*** Opening Records ***

logger = logging.getLogger(__name__)


def loader_batch(data):
    if is_deferred(data):
        return assemble_batch(data)
    if isinstance(data, dict) and 'cam_1' in data and 'cam_2' in data:
        a, b = data['cam_1'], data['cam_2']
        return (torch.cat([a[0], b[0]]), torch.cat([a[1], b[1]]), torch.cat([a[2], b[2]]),
                cat_meta(a[3], b[3]))
    return data


class _fused_head:

    def __init__(self, model):
        net = getattr(model, "module", model)
        self.net = net if hasattr(net, "fused_head_gradient") else None

    def __enter__(self):
        if self.net is not None:
            self.prev, self.net.fused_head_gradient = self.net.fused_head_gradient, True

    def __exit__(self, *exc):
        if self.net is not None:
            self.net.fused_head_gradient = self.prev


def _online_tri(config):
    train = getattr(config, 'TRAIN', None)
    return bool(train is not None and getattr(train, 'ONLINE_TRIANGULATION', False))


def _estimate_extrinsics(config):
    train = getattr(config, 'TRAIN', None)
    est = bool(train is not None and getattr(train, 'ESTIMATE_EXTRINSICS', False))
    if est and not _online_tri(config):
        raise ValueError("TRAIN.ESTIMATE_EXTRINSICS needs TRAIN.ONLINE_TRIANGULATION")
    return est


def online_epipolar_loss(criterion, preds, meta, method="iterative", estimate_extrinsics=False):
    from .integral_loss import softmax_integral_tensor, _WeightedLossFn
    from ..utils.img_utils import (patch_to_image_device, triangulate_device,
                                   labels_from_global_coords_device,
                                   labels_estimated_extrinsics_device)
    J = criterion.num_joints
    W, H = preds.shape[-1], preds.shape[-2]
    D = preds.shape[-3] // J
    coords = softmax_integral_tensor(preds, J, True, W, H, D)
    with torch.no_grad():
        kps = patch_to_image_device(coords.detach(), meta)
        if estimate_extrinsics:
            label, weight = labels_estimated_extrinsics_device(kps, meta, method)
        else:
            X = triangulate_device(kps, meta, method)
            label, weight = labels_from_global_coords_device(X, meta)
    return _WeightedLossFn.apply(coords, label, weight, criterion._kind, criterion.size_average,
                                 criterion.norm)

*** Closing Records ***

# Activity
From the listing above, work out how many lines hold "torch". The answer is the number and nothing more.

# Result for this task
2